# Computer fährt immer runter



## RalfHeinz (27. November 2004)

Hallo Leute

Ich bin bei nem Kumpel und versuche ihm zu helfen, da sein Rechner sich nach ca. 2,5 Stunden immer selbst runter fährt und direkt wieder hoch fährt... habe aber auch keine Idee warum. Hatte schonmal jemand ddas Problem oder weiss was man da machen kann?


----------



## liquidbeats (27. November 2004)

Das kann gut an der CPU Temperatur liegen.
hatte ich auch einmal, wenn die CPU aus irgendeinem Grund zu Warm wird schaltet sich der Rechner aus, bzw. sollte dies stattdessen ist er bei mir auch erneut hochgefahren.

Er sollte also mal seinen Lüfter Überprüfen Ggf. diesen vom Staubbefreien.

Oder aber womit mein Server einmal zu Kämpfen hatte, das Netzteil.
wenn er ein System betreibt welches 300 Watt benötigt er aber nur ein 200 watt Netzteil hat, kann dies zu Komplikationen kommen womit sich Divere Fehler bemerkbar machen wie z.B. dein Beschriebens.


es kann aber auch am RAM Liegen.
wenn ein CHIP an einem Speicher-Riegel eine macke hat so kann dies auch ein grund sein weshalb sich das System so verhält.



edit ...
nochwas ... es kann auch eine zerschoßene Festplatte dran schuld sein.
Cluster Blöcke im Eimer  oder Platine hatn Schaden, gibt halt viele ursachen dafür wie du sicherlich siehst.

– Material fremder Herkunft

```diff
-#pragma unroll
-    for (int i = 0; i < 4; ++i)
-#pragma unroll
-      for (int j = 0; j < 4; ++j) part[i][j] = f32x4{0.f, 0.f, 0.f, 0.f};
-#pragma unroll
-    for (int c = 0; c < 8; ++c) {
-      const int row = 4 * c + fr;
-      float fa[4], fb[4];
-#pragma unroll
-      for (int i = 0; i < 4; ++i) fa[i] = As[row * kXP + wm * 64 + 16 * i + fc];
-#pragma unroll
-      for (int j = 0; j < 4; ++j) fb[j] = Bs[row * kXP + wn * 64 + 16 * j + fc];
-#pragma unroll
-      for (int i = 0; i < 4; ++i)
-#pragma unroll
-        for (int j = 0; j < 4; ++j) part[i][j] = __builtin_amdgcn_mfma_f32_16x16x4f32(fa[i], fb[j], part[i][j], 0, 0, 0);
-    }
-#pragma unroll
-    for (int i = 0; i < 4; ++i)
-#pragma unroll
-      for (int j = 0; j < 4; ++j) acc[i][j] += part[i][j];
-    if (more) {
-      store_stage_x(smem + (buf ^ 1) * 2 * kXImg, st);
-      if (do_cs) add_slab_colsum(cs, cc, st);
-    }
+    mma_slab(std::true_type{}, kb);
     __syncthreads();
     buf ^= 1;
+  }
+  if (kb < k_hi) {
+    if (do_cs) add_slab_colsum(cs, cc, st);
+    mma_slab(std::false_type{}, kb);
+    __syncthreads();
   }
   if (do_cs) {
     float* red = reinterpret_cast<float*>(smem);
diff --git a/dotaclient_amd/ops/gemm.py b/dotaclient_amd/ops/gemm.py
--- a/dotaclient_amd/ops/gemm.py
+++ b/dotaclient_amd/ops/gemm.py
@@ -15,8 +15,32 @@
         out = torch.empty(M if perm is None else int(perm.numel()), N, device=a.device, dtype=torch.float32)
     if b0 is not None and b0.shape[0] > _B0_MAX_ROWS:
         b, b0 = torch.cat([b0, b]), None
+    if M % 8 or N % 8:
+        return _gemm_tn_padded(C, a, b, out, perm, accumulate, b0, colsum, exact)
     C.gemm_tn(a, b, out, perm, bool(accumulate), b0, colsum, bool(exact))
     return out
 
 
 _B0_MAX_ROWS = 32
+
+
+def _gemm_tn_padded(C, a, b, out, perm, accumulate, b0, colsum, exact):
+    M, N = a.shape[1], b.shape[1]
+    Mp, Np = -(-M // 8) * 8, -(-N // 8) * 8
+    pad = torch.nn.functional.pad
+    ap, bp = pad(a, (0, Mp - M)), pad(b, (0, Np - N))
+    b0p = None if b0 is None else pad(b0, (0, Np - N))
+    rows = out.shape[0]
+    cp = out.new_zeros(rows + Mp - M, Np)
+    cp[:rows, :N] = out
+    pp = perm if perm is not None else torch.arange(M, device=a.device, dtype=torch.int32)
+    pp = torch.cat([pp, torch.arange(rows, rows + Mp - M, device=a.device, dtype=torch.int32)])
+    csp = None
+    if colsum is not None:
+        csp = colsum.new_zeros(rows + Mp - M)
+        csp[:rows] = colsum[:rows]
+    C.gemm_tn(ap, bp, cp, pp, bool(accumulate), b0p, csp, bool(exact))
+    out.copy_(cp[:rows, :N])
+    if colsum is not None:
+        colsum[:rows] = csp[:rows]
+    return out
```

Komponenten tausch würde ich versuchen und jedesmal Testen.
Irgendwann kann man den Fehler eingrenzen und diesen  sogar Lokalisieren und Beseitigen.

Gruß


----------



## RalfHeinz (27. November 2004)

Ok. Mache ich. Halte euch dann auf dem laufenden und Danke


----------